Was nun ist das Logische bei ARISTOTELES? In seinen, unter dem Namen "Organon" zusammengefaßten Schriften gibt er eine Antwort auf diese Frage. Logisches stellt sich dar in Begriffsbeziehungen, und es ist in einer nur wahre oder falsche Aussagen umfassenden Rede enthalten, wenn diese unter einen gültigen Syllogismus oder eine  Folge gültiger Syllogismen fällt. Die Gültigkeit von Syllogismen beruht auf der Gültigkeit des Satzes vom ausgeschlossenen Widerspruch, des Satzes vom ausgeschlossenen Dritten und dem Identitätssatz. Die Gültigkeit wiederum dieser Sätze oder Prinzipien, welche die Aristotelische Logik, die Syllogistik, voraussetzt, wird nach ARISTOTELES durch die Ontologie, die philosophische Lehre von dem Seienden, insofern es ist, gerechtfertigt. Das Logische ist also nur Anderssein von Strukturbeziehungen zwischen Klassen von an sich Seiendem, auf welche sich die Begriffe als ihrem jeweils Allgemeinen beziehen. Die Aristotelische Logik als Wissenschaft kann man enger oder breiter fassen, je nachdem, ob man die mit einer Anwendung der Syllogistik verbundenen Verfahren einer Begriffsbestimmung (Definitionslehre), die Methoden eines Beweises und die Kategorienlehre mit zur formalen Logik rechnet oder nicht. Die Aristotelische Logik wollen wir hier in diesem breiteren Sinne verstehen.

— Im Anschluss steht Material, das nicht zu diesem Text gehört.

__global__ __launch_bounds__(256) void gn_partial(const GnArgs p) {
  __shared__ float lsum[2560], lsq[2560];
  const int tid = threadIdx.x;
  const int cx = tid % p.CW, ry = tid / p.CW;
  const int smp = blockIdx.y, chunk = blockIdx.x;
  const int r0 = chunk * p.rows_per_chunk;
  const int r1 = min(r0 + p.rows_per_chunk, p.R);
  const long rowbase = (long)smp * p.R;
  for (int pass = 0; pass < p.npass; ++pass) {
    const int cc = pass * p.CW + cx;
    const bool on = ry < p.RY && cc * 8 < p.c;
    float s[8], q[8];
#pragma unroll
    for (int e = 0; e < 8; ++e) s[e] = q[e] = 0.f;
    if (on) {
      int rr = r0 + ry;
      for (; rr + 3 * p.RY < r1; rr += 4 * p.RY) {
        half8_t v[4];
#pragma unroll
        for (int u = 0; u < 4; ++u) v[u] = *reinterpret_cast<const half8_t*>(gn_src(p, rowbase + rr + u * p.RY, cc * 8));
#pragma unroll
        for (int u = 0; u < 4; ++u)
#pragma unroll
          for (int e = 0; e < 8; ++e) {
            const float f = (float)v[u][e];
            s[e] += f;
            q[e] += f * f;
          }
      }
      for (; rr < r1; rr += p.RY) {
        const half8_t v = *reinterpret_cast<const half8_t*>(gn_src(p, rowbase + rr, cc * 8));
#pragma unroll
        for (int e = 0; e < 8; ++e) {
          const float f = (float)v[e];
          s[e] += f;
          q[e] += f * f;
        }
      }
#pragma unroll
      for (int e = 0; e < 8; ++e) {
        lsum[ry * p.CW * 8 * p.npass + cc * 8 + e] = s[e];
        lsq[ry * p.CW * 8 * p.npass + cc * 8 + e] = q[e];
      }
    }
  }
  __syncthreads();
  if (tid < p.G) {
    float s = 0.f, q = 0.f;
    const int stride = p.CW * 8 * p.npass;
    for (int y = 0; y < p.RY; ++y)
      for (int ch = tid * p.cpg; ch < (tid + 1) * p.cpg; ++ch) {
        s += lsum[y * stride + ch];
        q += lsq[y * stride + ch];
      }
    const float n = (float)(r1 - r0) * p.cpg;
    const float mean = n > 0 ? s / n : 0.f;
    float* o = p.ws + (((long)smp * p.nchunk + chunk) * p.G + tid) * 3;
    o[0] = n;
    o[1] = mean;
    o[2] = fmaxf(q - s * mean, 0.f);
  }
}

struct GnMoments { float n, mean, m2; };
__device__ __forceinline__ void gn_merge(GnMoments& a, float nb, float mb, float m2b) {
  if (nb <= 0.f) return;
  const float nt = a.n + nb, delta = mb - a.mean;
  a.mean += delta * (nb / nt);
  a.m2 += m2b + delta * delta * (a.n * nb / nt);
  a.n = nt;
}

__device__ __forceinline__ void gn_fold_slab(const GnArgs& p, int smp, int g, int sl, float& n, float& mean, float& m2) {
  const int ch0 = g * p.cpg;
  const bool second = ch0 >= p.c1;
  const int cs = second ? p.c2 : p.c1;
  const float* in = (second ? p.sums2 : p.sums) + (((long)smp * p.nslab + sl) * cs + (second ? ch0 - p.c1 : ch0)) * 2;
  float sx = 0.f, sq = 0.f;
  int c = 0;
  if ((p.cpg & 1) == 0) {
    for (; c + 10 <= p.cpg; c += 10) {
      float4 v[5];
#pragma unroll
      for (int u = 0; u < 5; ++u) v[u] = *reinterpret_cast<const float4*>(in + 2 * c + 4 * u);
#pragma unroll
      for (int u = 0; u < 5; ++u) { sx += v[u].x; sq += v[u].y; sx += v[u].z; sq += v[u].w; }
    }
  }
  for (; c < p.cpg; ++c) {
    const float2 v = *reinterpret_cast<const float2*>(in + 2 * c);
    sx += v.x;
    sq += v.y;
  }
  n = 256.f * (float)p.cpg;
  mean = sx / n;
  m2 = fmaxf(sq - sx * mean, 0.f);
}

__global__ __launch_bounds__(1024) void gn_final(const GnArgs p) {
  __shared__ float ln[1024], lmean[1024], lm2[1024];
  const int GL = p.G / gridDim.y;
  const int tid = threadIdx.x, smp = blockIdx.x;
  int lanes = 1;
  while (lanes * 2 * GL <= 1024) lanes *= 2;
  const int gl = tid % GL, lane = tid / GL;
  const int g = blockIdx.y * GL + gl;
  GnMoments acc = {0.f, 0.f, 0.f};
  if (p.sums) {
    if (lane < lanes) {
      for (int sl = lane; sl < p.nslab; sl += lanes) {
        float n, mean, m2;
        gn_fold_slab(p, smp, g, sl, n, mean, m2);
        gn_merge(acc, n, mean, m2);
      }
    }
  } else if (lane < lanes) {
    const float* base = p.ws + ((long)smp * p.nchunk * p.G + g) * 3;
    for (int c0 = lane; c0 < p.nchunk; c0 += lanes * 8) {
      float nb[8], mb[8], qb[8];
#pragma unroll
      for (int u = 0; u < 8; ++u) {
        const int c = c0 + u * lanes;
        nb[u] = 0.f; mb[u] = 0.f; qb[u] = 0.f;
        if (c < p.nchunk) {
          const float* in = base + (long)c * p.G * 3;
          nb[u] = in[0]; mb[u] = in[1]; qb[u] = in[2];
        }
      }
#pragma unroll
      for (int u = 0; u < 8; ++u) gn_merge(acc, nb[u], mb[u], qb[u]);
    }
  }
  ln[tid] = acc.n; lmean[tid] = acc.mean; lm2[tid] = acc.m2;
  __syncthreads();
  for (int half = lanes / 2; half >= 1; half /= 2) {
    if (lane < half) {
      const int o = (lane + half) * GL + gl;
      gn_merge(acc, ln[o], lmean[o], lm2[o]);
      ln[tid] = acc.n; lmean[tid] = acc.mean; lm2[tid] = acc.m2;
    }
    __syncthreads();
  }
  if (lane == 0) {
    if (p.mom_out) {
      float* mo = p.mom_out + ((long)smp * p.G + g) * 3;
      mo[0] = acc.n; mo[1] = acc.mean; mo[2] = acc.m2;
      return;
    }
    float* fin = p.ws + (long)p.nsample * p.nchunk * p.G * 3 + ((long)smp * p.G + g) * 2;
    fin[0] = acc.mean;
    fin[1] = rsqrtf(acc.m2 / acc.n + p.eps);
  }
}

__global__ __launch_bounds__(256) void gn_merge_parts(const float* __restrict__ parts, int nparts, int ng, float eps,
                                                      float* __restrict__ fin) {
  const int i = blockIdx.x * 256 + threadIdx.x;
  if (i >= ng) return;
  GnMoments acc = {0.f, 0.f, 0.f};
  for (int r = 0; r < nparts; ++r) {
    const float* in = parts + ((long)r * ng + i) * 3;
    gn_merge(acc, in[0], in[1], in[2]);
  }
  fin[i * 2] = acc.mean;
  fin[i * 2 + 1] = rsqrtf(acc.m2 / acc.n + eps);
}

template <bool NT>
__global__ __launch_bounds__(256) void gn_apply(const GnArgs p) {
  const int tid = threadIdx.x;
  const int cx = tid % p.aCW, ry = tid / p.aCW;
  const int smp = blockIdx.y, chunk = blockIdx.x;
  const int r0 = chunk * p.rows_per_chunk;
  const int r1 = min(r0 + p.rows_per_chunk, p.R);
  const long rowbase = (long)smp * p.R;
  const float* fin = p.ws + (long)p.nsample * p.nchunk * p.G * 3 + (long)smp * p.G * 2;
  __shared__ float lfin[2 * 256 + 3 * 256];
  if (p.inline_final) {
    const int g = tid % p.G, part = tid / p.G, parts = 256 / p.G;
    GnMoments acc = {0.f, 0.f, 0.f};
    for (int sl = part; sl < p.nslab; sl += parts) {
      float n, mean, m2;
      gn_fold_slab(p, smp, g, sl, n, mean, m2);
      gn_merge(acc, n, mean, m2);
    }
    float* lm = lfin + 2 * 256;
    lm[tid * 3] = acc.n; lm[tid * 3 + 1] = acc.mean; lm[tid * 3 + 2] = acc.m2;
    __syncthreads();
    if (tid < p.G) {
      GnMoments t = {0.f, 0.f, 0.f};
      for (int k = 0; k < parts; ++k) gn_merge(t, lm[(k * p.G + tid) * 3], lm[(k * p.G + tid) * 3 + 1], lm[(k * p.G + tid) * 3 + 2]);
      lfin[tid * 2] = t.mean;
      lfin[tid * 2 + 1] = rsqrtf(t.m2 / t.n + p.eps);
    }
    __syncthreads();
    fin = lfin;
  }
  if (ry >= p.aRY) return;
  for (int pass = 0; pass < p.anpass; ++pass) {
    const int cc = pass * p.aCW + cx;
    if (cc * 8 >= p.c) continue;
    float sc[8], sh[8];
    const half8_t gm = *reinterpret_cast<const half8_t*>(p.gamma + cc * 8);
    const half8_t bt = *reinterpret_cast<const half8_t*>(p.beta + cc * 8);
#pragma unroll
    for (int e = 0; e < 8; ++e) {
      const int g = (cc * 8 + e) / p.cpg;
      const float mean = fin[g * 2], rstd = fin[g * 2 + 1];
      sc[e] = rstd * (float)gm[e];
      sh[e] = (float)bt[e] - mean * sc[e];
    }
    int rr = r0 + ry;
    for (; rr + 3 * p.aRY < r1; rr += 4 * p.aRY) {
      half8_t v[4];
#pragma unroll
      for (int u = 0; u < 4; ++u) {
        const half8_t* src = reinterpret_cast<const half8_t*>(gn_src(p, rowbase + rr + u * p.aRY, cc * 8));
        v[u] = NT ? __builtin_nontemporal_load(src) : *src;
      }
#pragma unroll
      for (int u = 0; u < 4; ++u) {
        half8_t o;
#pragma unroll
        for (int e = 0; e < 8; ++e) {
          float y = r16((float)v[u][e] * sc[e] + sh[e]);
          if (p.silu) y = silu_f(y);
          o[e] = (half_t)y;
        }
        *reinterpret_cast<half8_t*>(p.out + (rowbase + rr + u * p.aRY) * p.c + cc * 8) = o;
      }
    }
    for (; rr < r1; rr += p.aRY) {
      const half8_t v = *reinterpret_cast<const half8_t*>(gn_src(p, rowbase + rr, cc * 8));
      half8_t o;
#pragma unroll
      for (int e = 0; e < 8; ++e) {
        float y = r16((float)v[e] * sc[e] + sh[e]);
        if (p.silu) y = silu_f(y);
        o[e] = (half_t)y;
      }
      *reinterpret_cast<half8_t*>(p.out + (rowbase + rr) * p.c + cc * 8) = o;
    }
  }
}


__global__ __launch_bounds__(256) void gn_fold_xs_kernel(const GnArgs p, const half_t* __restrict__ w, const half_t* __restrict__ bias,
                                                         int n, int k, half_t* __restrict__ wp) {
  const int tile = blockIdx.x, smp = blockIdx.y, tid = threadIdx.x;
  const int nk = k / 16, np = nk + 1;
  const float* fin = p.ws + (long)p.nsample * p.nchunk * p.G * 3 + (long)smp * p.G * 2;
  half_t* out = wp + ((long)smp * (n / 32) + tile) * np * 512;
  for (int q = tid; q < nk * 64; q += 256) {
    const int s_ = q >> 6, l = q & 63;
    const int row = 32 * tile + (l & 31), col = 16 * s_ + 8 * (l >> 5);
    const half8_t wv = *reinterpret_cast<const half8_t*>(w + (long)row * k + col);
    const half8_t gv = *reinterpret_cast<const half8_t*>(p.gamma + col);
    half8_t o;
#pragma unroll
    for (int e = 0; e < 8; ++e) o[e] = (half_t)((float)wv[e] * ((float)gv[e] * fin[2 * ((col + e) / p.cpg) + 1]));
    *reinterpret_cast<half8_t*>(out + (long)q * 8) = o;
  }
  const int r = tid >> 3, part = tid & 7;
  const int row = 32 * tile + r;
  float acc = 0.f;
  for (int col = part * 8; col < k; col += 64) {
    const half8_t wv = *reinterpret_cast<const half8_t*>(w + (long)row * k + col);
    const half8_t gv = *reinterpret_cast<const half8_t*>(p.gamma + col);
    const half8_t bv = *reinterpret_cast<const half8_t*>(p.beta + col);
#pragma unroll
    for (int e = 0; e < 8; ++e) {
      const float* f = fin + 2 * ((col + e) / p.cpg);
      const float wr = (float)(half_t)((float)wv[e] * ((float)gv[e] * f[1]));
      acc += (float)wv[e] * (float)bv[e] - wr * f[0];
    }
  }
  acc += __shfl_xor(acc, 1);
  acc += __shfl_xor(acc, 2);
  acc += __shfl_xor(acc, 4);
  if (part == 0) reinterpret_cast<float*>(out + (long)nk * 512)[r] = acc + (bias ? (float)bias[row] : 0.f);
}

int gn_final_blocks(const GnArgs& a) {
  const int n = a.sums ? a.nslab : a.nchunk;
  return (a.nsample < 16 && n > 64 && a.G % 4 == 0 && a.G >= 8) ? 4 : 1;
}

void gn_geometry(GnArgs& a) {
  const int cchunks = a.c / 8;
  a.CW = cchunks < 256 ? cchunks : 256;
  a.RY = 256 / a.CW;
  a.npass = (cchunks + a.CW - 1) / a.CW;
  a.aCW = a.CW; a.aRY = a.RY; a.anpass = a.npass;
  int want = 2048 / (a.nsample > 0 ? a.nsample : 1);
  if (want < 1) want = 1;
  if (want > 1024) want = 1024;
  int maxchunk = (a.R + a.RY * 4 - 1) / (a.RY * 4);
  if (maxchunk < 1) maxchunk = 1;
  a.nchunk = want < maxchunk ? want : maxchunk;
  a.rows_per_chunk = (a.R + a.nchunk - 1) / a.nchunk;
  a.nchunk = (a.R + a.rows_per_chunk - 1) / a.rows_per_chunk;
}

Die Syllogistik von ARISTOTELES ist auch Bestandteil jener Auffassung des Logischen, die WUNDT vertritt, oder vorsichtiger formuliert, sie wird von WUNDT als Bestandteil dieser seiner Auffassung angesehen. Aber erstens kommt sie auf nur sehr wenigen Seiten seines Gesamtwerkes über Logik zur Sprache und zweitens ist ihrer Behandlung eine Warnung vorangestellt, die eine Umdeutung dessen, was Logisches sei, erkennen läßt. In Polemik nämlich gegen jene Meinung, derzufolge die Syllogistik das ausgezeichnete Kernstück der formalen Logik sei, meint WUNDT, das habe einen "guten Sinn auf dem Boden der Aristotelischen Metaphysik" gehabt.3) Die ontologische Fundierung des Logischen lehnt WUNDT ab, und zwar aus bekannten philosophischen Gründen.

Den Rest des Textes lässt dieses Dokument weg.